The FMDQ-OTC, where money market instruments including forex are traded over the counter has reversed itself on its suspension of the closing rate methodology.
On Monday, the FMDQ announced that it had suspended the publication of FMDQ spot foreign exchange closing rate based on “transparency and liquidity challenges, and prevalent disequilibrium currently being faced in the Nigerian Foreign Exchange (“FX”) market, and in order to protect the integrity of the FMDQ Spot FX Closing Rate Methodology”.
However, it has now made a U-turn claiming that it had taken this decision was based on the fact that it had now ‘received reasonable assurance that Dealing Member (Banks) [DMBs]/Authorised Dealers will promptly update their inter-Member trades and trades with clients on the designated FX Trading Systems accordingly.”

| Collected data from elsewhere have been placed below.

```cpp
bool ffnp_conv256_supports(int Cin, int N, int taps) {
    return N == 256 && ((Cin == 384 && (taps == 3 || taps == 5)) || (Cin == 256 && (taps == 3 || taps == 5)));
}
int ffnp_conv256_launch(pk_ctx* ctx, const char* prof_name, const FfnpConv& c, int taps, int act) {
    if (!ffnp_conv256_supports(c.Cin, c.N, taps) || c.nblk <= 0 || !c.w || !c.wscale || (!c.out && !c.x) || act < 1 || act > 2)
        PK_FAIL(PK_EINVAL, "ffnp_conv256_launch: shape (Cin %d, N %d, k %d, act %d) not built", c.Cin, c.N, taps, act);
    if (c.out && act != 1) PK_FAIL(PK_EINVAL, "ffnp_conv256_launch: planes output is built for tanh");
    Args a;
    a.c = c;
    const bool one = c.w1 && c.variant == 0 && (long)c.nblk * (c.N / 32) <= c.one_max;
    if (one) a.c.w = c.w1;
    a.nct = one ? c.N / 32 : c.N / (32 * FFNP_NQ2);
    a.in_blk = (long)c.Cin * 128;
    a.out_blk = (long)c.N * 128;
    int active = 8;
    while (active > 2 && (long)pk_div_up(c.nblk, active) * a.nct < ctx->n_cu) active >>= 1;
    a.active = active;
    a.nrg = pk_div_up(c.nblk, active);
    const int grid = pk_div_up(a.nrg, 8) * 8 * a.nct;
    auto go = [&](auto kern) -> int {
        PK_LAUNCH(ctx, prof_name, kern, dim3(grid), dim3(512), 0, a);
        return PK_OK;
    };
    if (one) {
        if (c.out) {
            if (c.Cin == 256 && taps == 5) return go(k_ffn_planes<1, 16, 0, 8, 5, 0, false, 5, 1>);
            PK_FAIL(PK_EINVAL, "ffnp_conv256_launch: planes output: 256 -> 256, k = 5 only");
        }
        if (act == 1) {
            if (c.Cin == 256 && taps == 5) return go(k_ffn_planes<1, 16, 2, 8, 5, 0, false, 5, 1>);
            PK_FAIL(PK_EINVAL, "ffnp_conv256_launch: tanh rows output: 256 -> 256, k = 5 only");
        }
        if (c.Cin == 384) return taps == 3 ? go(k_ffn_planes<1, 24, 2, 8, 3, 0, false, 6, 2>) : go(k_ffn_planes<1, 24, 2, 8, 5, 0, false, 6, 2>);
        return taps == 3 ? go(k_ffn_planes<1, 16, 2, 8, 3, 0, false, 4, 2>) : go(k_ffn_planes<1, 16, 2, 8, 5, 0, false, 5, 2>);
    }
    if (c.out) {
        if (c.Cin == 256 && taps == 5) return go(k_ffn_planes<4, 16, 0, 8, 5, 0, false, 5, 1>);
        PK_FAIL(PK_EINVAL, "ffnp_conv256_launch: planes output: 256 -> 256, k = 5 only");
    }
    if (act == 1) {
        if (c.Cin == 256 && taps == 5) return go(k_ffn_planes<4, 16, 2, 8, 5, 0, false, 5, 1>);
        PK_FAIL(PK_EINVAL, "ffnp_conv256_launch: tanh rows output: 256 -> 256, k = 5 only");
    }
    if (c.Cin == 384) return taps == 3 ? go(k_ffn_planes<4, 24, 2, 8, 3, 0, false, 6, 2>) : go(k_ffn_planes<4, 24, 2, 8, 5, 0, false, 6, 2>);
    return taps == 3 ? go(k_ffn_planes<4, 16, 2, 8, 3, 0, false, 6, 2>) : go(k_ffn_planes<4, 16, 2, 8, 5, 0, false, 5, 2>);
}

int ffnp_layernorm_launch(pk_ctx* ctx, const float* x, const float* g, const float* b, const int* row_utt, int nblk, int C,
                          float eps, void* out, unsigned* out_amax) {
    if (C % 16 != 0 || C / 8 > 64) PK_FAIL(PK_EINVAL, "ffnp_layernorm_launch: %d channels", C);
    PK_LAUNCH(ctx, g ? "fs2_layernorm_planes" : "fs2_rows_to_planes", k_ffn_ln_planes, dim3(nblk), dim3(256), 0, x, g, b, row_utt, C, eps,
              reinterpret_cast<char*>(out), out_amax);
    return PK_OK;
}
```

parakeet_amd/csrc/fft.hip:

```cpp
#include <algorithm>
#include <cmath>
#include <cstdlib>
#include <cstring>

#include "pk_fft.h"
#include "pk_ffn_planes.h"
#include "pk_gemm.h"
#include "pk_mfma.h"
#include "pk_split.h"

constexpr int FS2_MAX_HEADS = PK_FFT_MAX_HEADS;

namespace {

__global__ void k_build_pe(float* pe, const float* div, int maxlen, int d) {
    const int pos = blockIdx.x;
    for (int c = threadIdx.x; c < d; c += blockDim.x) {
        const float ang = (float)pos * div[c >> 1];
        pe[(long)pos * d + c] = (c & 1) ? cosf(ang) : sinf(ang);
    }
}

__global__ void k_embed(const int* __restrict__ tok, const int* __restrict__ row_utt,
                        const int* __restrict__ row_pos, const float* __restrict__ table,
// ... 1022 lines not shown
    char *hp = nullptr, *fp = nullptr;
    unsigned *hpam = nullptr, *fpam = nullptr;
    if (planes) {
        pk_dbuf* pb[2] = {&h->d_hp, &h->d_fp};
        const int pc[2] = {A, units};
        for (int i = 0; i < 2; ++i) {
            const void* p0 = pb[i]->p;
            PK_TRY(pb[i]->reserve(ffnp_plane_bytes(nblk, pc[i])));
            if (pb[i]->p != p0) PK_HIP(hipMemsetAsync(pb[i]->p, 0, pb[i]->cap, h->ctx->stream));
        }
        PK_TRY(h->d_pam.reserve((size_t)2 * (tl.rows_alloc + 2) * sizeof(unsigned)));
        PK_TRY(zl.add(h->d_pam.p, (size_t)2 * (tl.rows_alloc + 2) * sizeof(unsigned)));
        hp = h->d_hp.as<char>() + (size_t)A * 128;
        fp = h->d_fp.as<char>() + (size_t)units * 128;
        PK_TRY(zl.add(hp + (size_t)nblk * A * 128, (size_t)A * 128));
        PK_TRY(zl.add(fp + (size_t)nblk * units * 128, (size_t)units * 128));
        hpam = h->d_pam.as<unsigned>() + 1;
        fpam = hpam + tl.rows_alloc + 2;
    }
    PK_TRY(zl.launch(h->ctx));
    for (const FftLayer& L : layers) {
        const bool qkv_planes = planes && bounds && !L.concat && L.qkv.wp != (size_t)-1;
        if (qkv_planes) {
            PK_TRY(ffnp_layernorm_launch(h->ctx, x, h->W(L.ln1_g), h->W(L.ln1_b), rv, nblk, A, 1e-5f, hp, hpam));
            FfnpConv c;
            memset(&c, 0, sizeof(c));
            c.nblk = nblk;
            c.row_utt = rv;
            c.w = h->arena16.as<uint16_t>() + L.qkv.wp;
            c.bias = L.qkv.b == (size_t)-1 ? nullptr : h->W(L.qkv.b);
            c.wscale = h->W(L.qkv.wps); c.Cin = A; c.N = 3 * A;
            c.in = hp; c.in_amax = hpam;
            c.x = qkv; c.ldx = 3 * A;
            PK_TRY(ffnp_linear_launch(h->ctx, "fs2_gemm_qkv_planes", c));
        } else {
            PK_TRY(pk_fft_run_layernorm(h, x, L.ln1_g, L.ln1_b, tl, A, hh, ham));
            PK_TRY(pk_fft_run_dense(h, "fs2_gemm_qkv", L.qkv, hh, A, qkv, 3 * A, tl.rows, PK_ACT_NONE, nullptr, 0, nullptr, ham));
        }
        if (bounds) {
            QkvBoundC qc;
            memcpy(qc.c1, L.qkv_c1, sizeof(qc.c1));
            memcpy(qc.c0, L.qkv_c0, sizeof(qc.c0));
            PK_LAUNCH(h->ctx, "fs2_bounds", k_fs2_seg_bounds, dim3(tl.B), dim3(256), 0,
                      qkv_planes ? reinterpret_cast<const float*>(hpam) : ham, tl.d_seg_start(), tl.d_seg_len(), heads, qc, segb,
                      cbnd);
        }
        PK_TRY(pk_fft_run_attention(h, tl, qkv, ctxb, segb));
        if (L.concat) {
            PK_TRY(pk_fft_act_reserve(h->d_cat, tl.rows, A));
            float* t = pk_fft_act_ptr(h->d_cat, A);
            PK_TRY(pk_fft_run_dense(h, "fs2_gemm_attn_out", L.out, ctxb, A, t, A, tl.rows, PK_ACT_NONE, nullptr, 0, nullptr, cbnd));
            PK_TRY(pk_fft_run_dense(h, "fs2_gemm_concat_x", L.cat_x, hh, A, x, A, tl.rows, PK_ACT_NONE, x, A, nullptr, ham));
            PK_TRY(pk_fft_run_dense(h, "fs2_gemm_concat_a", L.cat_a, t, A, x, A, tl.rows, PK_ACT_NONE, x, A, nullptr));
        } else if (qkv_planes && L.out.wp != (size_t)-1) {
            FfnpConv c;
            memset(&c, 0, sizeof(c));
            c.nblk = nblk;
            c.row_utt = rv;
            c.w = h->arena16.as<uint16_t>() + L.out.wp;
            c.wscale = h->W(L.out.wps);
            c.bias = L.out.b == (size_t)-1 ? nullptr : h->W(L.out.b);
            c.Cin = A; c.N = A;
            c.in = ctxb; c.ldin = A; c.in_amax = reinterpret_cast<const unsigned*>(cbnd);
            c.x = x; c.ldx = A;
            PK_TRY(ffnp_linear_launch(h->ctx, "fs2_gemm_attn_out_planes", c));
        } else
        PK_TRY(pk_fft_run_dense(h, "fs2_gemm_attn_out", L.out, ctxb, A, x, A, tl.rows, PK_ACT_NONE, x, A, nullptr, cbnd));
        if (planes) {
            PK_TRY(ffnp_layernorm_launch(h->ctx, x, h->W(L.ln2_g), h->W(L.ln2_b), rv, nblk, A, 1e-5f, hp, hpam));
            FfnpConv c;
            memset(&c, 0, sizeof(c));
            c.nblk = nblk;
            c.row_utt = rv;
            c.w = h->arena16.as<uint16_t>() + L.ffn1.wp;
            c.w4 = L.ffn1.wp4 == (size_t)-1 ? nullptr : h->arena16.as<uint16_t>() + L.ffn1.wp4;
            c.w1 = L.ffn1.wp1 == (size_t)-1 ? nullptr : h->arena16.as<uint16_t>() + L.ffn1.wp1;
            c.bias = L.ffn1.b == (size_t)-1 ? nullptr : h->W(L.ffn1.b);
            c.wscale = h->W(L.ffn1.wps); c.Cin = A; c.N = units;
            c.in = hp; c.in_amax = hpam;
            c.out = fp; c.out_amax = fpam; c.c1 = L.ffn1.c1; c.c0 = L.ffn1.c0;
            c.variant = h->ffnp_variant;
            c.one_max = h->ffn_one_tile_max;
            PK_TRY(ffnp_conv_launch(h->ctx, "fs2_conv_ffn1_planes", c));
            c.w = h->arena16.as<uint16_t>() + L.ffn2.wp;
            c.w4 = nullptr;
            c.w1 = L.ffn2.wp1 == (size_t)-1 ? nullptr : h->arena16.as<uint16_t>() + L.ffn2.wp1;
            c.bias = L.ffn2.b == (size_t)-1 ? nullptr : h->W(L.ffn2.b);
            c.wscale = h->W(L.ffn2.wps); c.Cin = units; c.N = A;
            c.in = fp; c.in_amax = fpam;
            c.out = nullptr; c.out_amax = nullptr;
            c.x = x; c.ldx = A;
            PK_TRY(ffnp_conv_launch(h->ctx, "fs2_conv_ffn2_planes", c));
            continue;
        }
        PK_TRY(pk_fft_run_layernorm(h, x, L.ln2_g, L.ln2_b, tl, A, hh, ham));
        PK_TRY(pk_fft_run_dense(h, "fs2_conv_ffn1", L.ffn1, hh, A, f, units, tl.rows, PK_ACT_RELU, nullptr, 0, rv, ham));
        if (bounds)
            PK_LAUNCH(h->ctx, "fs2_bounds", k_fs2_row_bounds, dim3(pk_div_up(tl.rows, 256)), dim3(256), 0, ham, rv,
                      tl.rows, L.ffn1.pad, L.ffn1.c1, L.ffn1.c0, fbnd);
        PK_TRY(pk_fft_run_dense(h, "fs2_conv_ffn2", L.ffn2, f, units, x, A, tl.rows, PK_ACT_NONE, x, A, nullptr, fbnd));
    }
    PK_TRY(pk_fft_run_layernorm(h, x, after_g, after_b, tl, A, hs_out));
    return PK_OK;
}

constexpr int FFNP_AM_MARGIN = 4;
int pk_fft_planes_buf(pk_fft_core* h, pk_dbuf& buf, pk_dbuf& am, int nblk, int C, char** planes, unsigned** amax) {
    const size_t pb = ffnp_plane_bytes(nblk, C), ab = ((size_t)nblk * FFNP_BLK + 2 * FFNP_AM_MARGIN) * sizeof(unsigned);
    PK_TRY(buf.reserve(pb));
    PK_TRY(am.reserve(ab));
    ZeroItems zl;
    PK_TRY(zl.add(buf.p, (size_t)C * 128));
    PK_TRY(zl.add(buf.as<char>() + (size_t)(nblk + 1) * C * 128, (size_t)C * 128));
    PK_TRY(zl.add(am.p, ab));
    PK_TRY(zl.launch(h->ctx));
    *planes = buf.as<char>() + (size_t)C * 128;
    *amax = am.as<unsigned>() + FFNP_AM_MARGIN;
    return PK_OK;
}

FfnpConv pk_fft_conv256_args(pk_fft_core* h, const Dense& d, int nblk, const int* row_utt, const void* in, const unsigned* in_amax) {
    FfnpConv c;
    memset(&c, 0, sizeof(c));
    c.nblk = nblk;
    c.row_utt = row_utt;
    c.w = h->arena16.as<uint16_t>() + d.wp;
    c.w1 = d.wp1 == (size_t)-1 ? nullptr : h->arena16.as<uint16_t>() + d.wp1;
    c.one_max = h->ffn_one_tile_max;
    c.variant = h->ffnp_variant;
    c.bias = d.b == (size_t)-1 ? nullptr : h->W(d.b);
    c.wscale = h->W(d.wps);
    c.Cin = d.Cin;
    c.N = d.N;
    c.in = in;
    c.in_amax = in_amax;
    return c;
}

int pk_fft_run_postnet(pk_fft_core* h, const char* name, const std::vector<Dense>& postnet, const float* before, int odim,
                       int chans, const Timeline& tl, pk_dbuf& q1, pk_dbuf& q2, float* d_out, const int* out_rowmap,
                       const float* cscale, const float* cshift) {
    const int n = (int)postnet.size();
    PK_TRY(pk_fft_act_reserve(q1, tl.rows, chans));
    PK_TRY(pk_fft_act_reserve(q2, tl.rows, chans));
    const float* in = before;
    int ldin = odim;
    const float* ones = nullptr;
    if (h->math == PK_GEMM_MATH_F16X3 && n > 1) {
        const void* p0 = h->d_ones.p;
        PK_TRY(pk_fft_act_reserve(h->d_ones, tl.rows, 1));
        if (h->d_ones.p != p0)
            PK_HIP(hipMemsetD32Async(reinterpret_cast<hipDeviceptr_t>(h->d_ones.p), 0x3f800000, h->d_ones.cap / 4, h->ctx->stream));
        ones = pk_fft_act_ptr(h->d_ones, 1);
    }
    bool planes = h->math == PK_GEMM_MATH_F16X3 && h->ffn_planes && n >= 4 && tl.rows_alloc % FFNP_BLK == 0 && chans == 256;
    for (int j = 1; j + 1 < n; ++j)
        planes = planes && postnet[j].wp != (size_t)-1 && postnet[j].wps != (size_t)-1 && postnet[j].Cin == 256 && postnet[j].taps == 5;
    for (int j = 0; j < n; ++j) {
        const Dense& d = postnet[j];
        const bool last = j == n - 1;
        float* outb = pk_fft_act_ptr((j & 1) ? q2 : q1, chans);
        if (planes && j == 1) {
// ... 39 lines not shown
            g.C = d_out; g.ldc = odim; g.act = PK_ACT_NONE; g.res = before; g.ldr = odim;
            g.cscale = cscale; g.cshift = cshift; g.out_rowmap = out_rowmap;
        }
        PK_TRY(pk_gemm_launch(h->ctx, name, g));
        in = outb;
        ldin = chans;
    }
    return PK_OK;
}

int pk_fft_embed(pk_fft_core* h, const char* name, const int* d_tok, const Timeline& tl, size_t table, float alpha,
                 float xscale, float* x) {
    PK_LAUNCH(h->ctx, name, k_embed, dim3(tl.rows), dim3(128), 0, d_tok, tl.d_row_utt(), tl.d_row_pos(), h->W(table),
              h->d_pe.as<float>(), alpha, xscale, h->adim, x);
    return PK_OK;
}

int pk_fft_layernorm_rows(pk_fft_core* h, const float* x, size_t g, size_t b, const int* d_row_utt, int rows, int C,
                          float* y, float* amax) {
    if (C % 64 != 0 || C > 64 * LN_MAXPER) PK_FAIL(PK_EUNSUPPORTED, "LayerNorm: %d channels (multiple of 64, <= %d)", C, 64 * LN_MAXPER);
    PK_LAUNCH(h->ctx, "fft_layernorm", k_layernorm, dim3(pk_div_up(rows, 4)), dim3(256), 0, x, h->W(g), h->W(b),
              d_row_utt, rows, C, 1e-5f, y, amax);
    return PK_OK;
}

int pk_fft_set_option(pk_fft_core* h, const char* key, int64_t value, const char* who) {
    if (!h || !key) PK_FAIL(PK_EINVAL, "%s: NULL argument", who);
    if (strcmp(key, "ffn_planes") == 0) h->ffn_planes = value != 0;
    else if (strcmp(key, "ffn_planes_min_blocks") == 0) h->ffn_planes_min_blocks = (int)std::max<int64_t>(0, value);
    else if (strcmp(key, "ffn_one_tile_max") == 0) h->ffn_one_tile_max = (int)std::max<int64_t>(0, std::min<int64_t>(value, 1 << 20));
    else if (strcmp(key, "ffnp_variant") == 0) {
        if (value != 0 && value != 44 && value != 48 && value != 84 && value != 88) PK_FAIL(PK_EINVAL, "%s: ffnp_variant %lld (0, 44, 48, 84, 88)", who, (long long)value);
        h->ffnp_variant = (int)value;
    } else if (strcmp(key, "attn_waves") == 0) {
        if (value != 0 && value != 4 && value != 8) PK_FAIL(PK_EINVAL, "%s: attn_waves %lld (0, 4, 8)", who, (long long)value);
        h->attn_waves = (int)value;
    } else PK_FAIL(PK_EINVAL, "%s: unknown option '%s'", who, key);
    return PK_OK;
}
```

parakeet_amd/csrc/pk_ffn_planes.h:

```cpp
#pragma once
#include <cstdint>
#include <vector>

#include "pk_common.h"

constexpr int FFNP_BLK = 32;
constexpr int FFNP_TAPS = 3;
constexpr int FFNP_NQ1 = 8;
constexpr int FFNP_NQ2 = 4;
constexpr int FFNP_NQL = 6;
constexpr int FFNP_NQ1_MIN_BLOCKS = 256;
constexpr int FFNP_MIN_BLOCKS = 0;

static inline bool ffnp_supports(int A, int units, int taps1, int taps2) {
    return A == 384 && units == 1536 && taps1 == FFNP_TAPS && taps2 == FFNP_TAPS;
}
static inline size_t ffnp_plane_bytes(int nblk, int CH) { return (size_t)(nblk + 2) * CH * 128; }

size_t ffnp_pack(const float* kn, int Cin, int N, int nq, std::vector<uint16_t>& w16, std::vector<float>& wscale,
                 int taps = FFNP_TAPS);
struct FfnpConv {
    const uint16_t* w;
    const uint16_t* w4;
    const uint16_t* w1;
    const float* bias;
    const float* wscale;
    int Cin, N;
    const void* in;
    int ldin;
    const unsigned* in_amax;
    int nblk;
    const int* row_utt;
    void* out;
    unsigned* out_amax;
    float c1, c0;
    float* x;
    int ldx;
    int one_max = 4096;
    int variant = 0;
};
int ffnp_conv_launch(pk_ctx* ctx, const char* prof_name, const FfnpConv& a);
int ffnp_linear_launch(pk_ctx* ctx, const char* prof_name, const FfnpConv& a);

bool ffnp_conv256_supports(int Cin, int N, int taps);
int ffnp_conv256_launch(pk_ctx* ctx, const char* prof_name, const FfnpConv& a, int taps, int act);

int ffnp_layernorm_launch(pk_ctx* ctx, const float* x, const float* g, const float* b, const int* row_utt, int nblk, int C,
                          float eps, void* out, unsigned* out_amax);
```

parakeet_amd/csrc/pk_fft.h:

```cpp
#pragma once
#include <string>
#include <vector>

#include "pk_ffn_planes.h"
#include "pk_gemm.h"

constexpr int PK_FFT_MAX_HEADS = 16;
constexpr int PK_FFT_LN_MAXPER = 8;
constexpr int PK_FFT_LEAD = 8;

struct pk_fft_dense {
    size_t w = 0, b = 0;
    size_t wh = (size_t)-1;
    size_t wp = (size_t)-1;
    size_t wp4 = (size_t)-1;
    size_t wp1 = (size_t)-1;
    size_t wps = (size_t)-1;
    int Cin = 0, N = 0, taps = 1, pad = 0;
    float c1 = 0.f, c0 = 0.f;
};

struct pk_fft_layer {
    size_t ln1_g, ln1_b, ln2_g, ln2_b;
    pk_fft_dense qkv, out, ffn1, ffn2;
// ... 15 lines not shown
};

struct pk_fft_arena {
    std::vector<float>& v;
    std::vector<uint16_t>* v16 = nullptr;
    size_t put(const std::vector<float>& x) {
        size_t o = (v.size() + 3) & ~(size_t)3;
        v.resize(o);
        v.insert(v.end(), x.begin(), x.end());
        return o;
    }
    size_t put16(const std::vector<uint16_t>& x) {
        size_t o = (v16->size() + 7) & ~(size_t)7;
        v16->resize(o);
        v16->insert(v16->end(), x.begin(), x.end());
        return o;
    }
};
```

Critics however believe the decision to reverse this claim was due to pressures from the Central Bank officials who may have seen this has a major blow to the credibility of the their flexible exchange rate policy. Some believe, some of the concerns raised by the FMDQ still exist and could not have been fixed within 48 hours.
Some analysts also opine that the statement by the FMDQ explaining why they lifted the suspension is a further confirmation that the market was not transparent as closing prices never indeed reflected the true market price of the exchange rate.
Nairametrics also reported on Tuesday that the CBN was mulling sweeping changes to the Foreign Exchange, Monitoring and Miscellaneous Exchange Act that could increase its control over a market that is seeking to be free from Government control.